(Collected data)
-=-=-

extern "C" int nsid_ds_prepack(int n, const float* const* w, void* const* wp16, void* const* wb16, float* const* dwp, const int* Cout,
                               const int* Cin, void* stream) {
  NSID_REQUIRE(n > 0 && n <= DSP_LAYERS && w && wp16 && wb16 && Cout && Cin);
  DsPrepArgs a{};
  long most = 0;
  for (int i = 0; i < n; ++i) {
    NSID_REQUIRE(w[i] && wp16[i] && wb16[i] && Cout[i] > 0 && Cin[i] > 0);
    a.w[i] = w[i]; a.wp16[i] = static_cast<__bf16*>(wp16[i]); a.wb16[i] = static_cast<__bf16*>(wb16[i]);
    a.dwp[i] = dwp ? dwp[i] : nullptr; a.Cout[i] = Cout[i]; a.Cin[i] = Cin[i];
    most = std::max(most, (long)Cout[i] * 3 * Cin[i]);
  }
  NSID_LAUNCH(ds_prepack_kernel, dim3(grid_for(most, 256), n), dim3(256), 0, static_cast<hipStream_t>(stream), a);
  return nsid_launch_status();
}
extern "C" int nsid_peak_patchify_fwd(const float* spec, const float* w, const float* bias, int B, int H, int W, int pb,
                                      int pf, int F, void* out, int ldo, float* minmax, int out_dtype, void* stream) {
  NSID_REQUIRE(spec && w && bias && out && B > 0 && H > 1 && W > 1 && pb > 0 && pf > 0 && F > 0);
  NSID_REQUIRE(H % pb == 0 && W % pf == 0 && ldo >= F && NSID_DTYPE_OK(out_dtype));
  const size_t bytes = ((size_t)F * 3 * pb * pf + 8 + (size_t)H * (W + 8)) * sizeof(float);
  NSID_REQUIRE(bytes <= 160 * 1024 && W % 4 == 0 && (F * 3 * pb * pf) % 4 == 0 && nsid_aligned16(spec) && pb * pf <= 64);
  bool attr_ok = true;
  auto big_lds = [&](const void* fn) {
    if (bytes > 64 * 1024 && hipFuncSetAttribute(fn, hipFuncAttributeMaxDynamicSharedMemorySize, 160 * 1024) != hipSuccess) attr_ok = false;
  };
  NSID_DISPATCH_DTYPE(out_dtype, T, {
    if (pb == 4 && pf == 8) {
      big_lds(reinterpret_cast<const void*>(patchify_fwd_kernel<T, 32, 4, 8>));
      if (attr_ok)
        NSID_LAUNCH((patchify_fwd_kernel<T, 32, 4, 8>), dim3(B), dim3(256), bytes, static_cast<hipStream_t>(stream), spec, w,
                    bias, H, W, pb, pf, F, static_cast<T*>(out), ldo, minmax);
    } else if (pb * pf == 32) {
      big_lds(reinterpret_cast<const void*>(patchify_fwd_kernel<T, 32>));
      if (attr_ok)
        NSID_LAUNCH((patchify_fwd_kernel<T, 32>), dim3(B), dim3(256), bytes, static_cast<hipStream_t>(stream), spec, w,
                    bias, H, W, pb, pf, F, static_cast<T*>(out), ldo, minmax);
    } else {
      big_lds(reinterpret_cast<const void*>(patchify_fwd_kernel<T, 64>));
      if (attr_ok)
        NSID_LAUNCH((patchify_fwd_kernel<T, 64>), dim3(B), dim3(256), bytes, static_cast<hipStream_t>(stream), spec, w,
                    bias, H, W, pb, pf, F, static_cast<T*>(out), ldo, minmax);
    }
  });
  if (!attr_ok) return NSID_ELAUNCH;
  return nsid_launch_status();
}
extern "C" int nsid_peak_patchify_bwd(const float* spec, const float* minmax, const void* out, const void* dout,
                                      int ldo, int B, int H, int W, int pb, int pf, int F, float* dw, float* dbias,
                                      int out_dtype, void* stream) {
  NSID_REQUIRE(spec && minmax && out && dout && dw && dbias && B > 0 && H % pb == 0 && W % pf == 0 && ldo >= F);
  NSID_REQUIRE(NSID_DTYPE_OK(out_dtype));
  int bands = 1;
  auto lds_bytes = [&](int nb) {
    const int Hb = H / nb;
    return ((size_t)(Hb / pb) * (W / pf) * F + (size_t)Hb * (W + 8) + (size_t)(Hb / pb + W / pf) * F) * sizeof(float);
  };
  while (lds_bytes(bands) > 64 * 1024 && (H / pb) % (2 * bands) == 0) bands *= 2;
  const size_t bytes = lds_bytes(bands);
  NSID_REQUIRE(bytes <= 64 * 1024 && (long)F * 3 * pb * pf <= 4 * 256 && F <= 256 && W % 4 == 0 && nsid_aligned16(spec));
  NSID_REQUIRE(((H / bands / pb) * (W / pf) * F) % 4 == 0 && (long)B * bands < (1L << 30));
  NSID_DISPATCH_DTYPE(out_dtype, T, {
    NSID_LAUNCH((patchify_bwd_kernel<T>), dim3(B * bands < 256 ? B * bands : 256), dim3(256), bytes, static_cast<hipStream_t>(stream),
                spec, minmax, static_cast<const T*>(out), static_cast<const T*>(dout), ldo, B, H, W, pb, pf, F, dw, dbias, bands);
  });
  return nsid_launch_status();
}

-=-=-

§ Aim of the exercise:
Every line of the records containing the word "void" must appear in the answer.

§ Task response:
extern "C" int nsid_ds_prepack(int n, const float* const* w, void* const* wp16, void* const* wb16, float* const* dwp, const int* Cout,
                               const int* Cin, void* stream) {
                                      int pf, int F, void* out, int ldo, float* minmax, int out_dtype, void* stream) {
  auto big_lds = [&](const void* fn) {
      big_lds(reinterpret_cast<const void*>(patchify_fwd_kernel<T, 32, 4, 8>));
      big_lds(reinterpret_cast<const void*>(patchify_fwd_kernel<T, 32>));
      big_lds(reinterpret_cast<const void*>(patchify_fwd_kernel<T, 64>));
extern "C" int nsid_peak_patchify_bwd(const float* spec, const float* minmax, const void* out, const void* dout,
                                      int out_dtype, void* stream) {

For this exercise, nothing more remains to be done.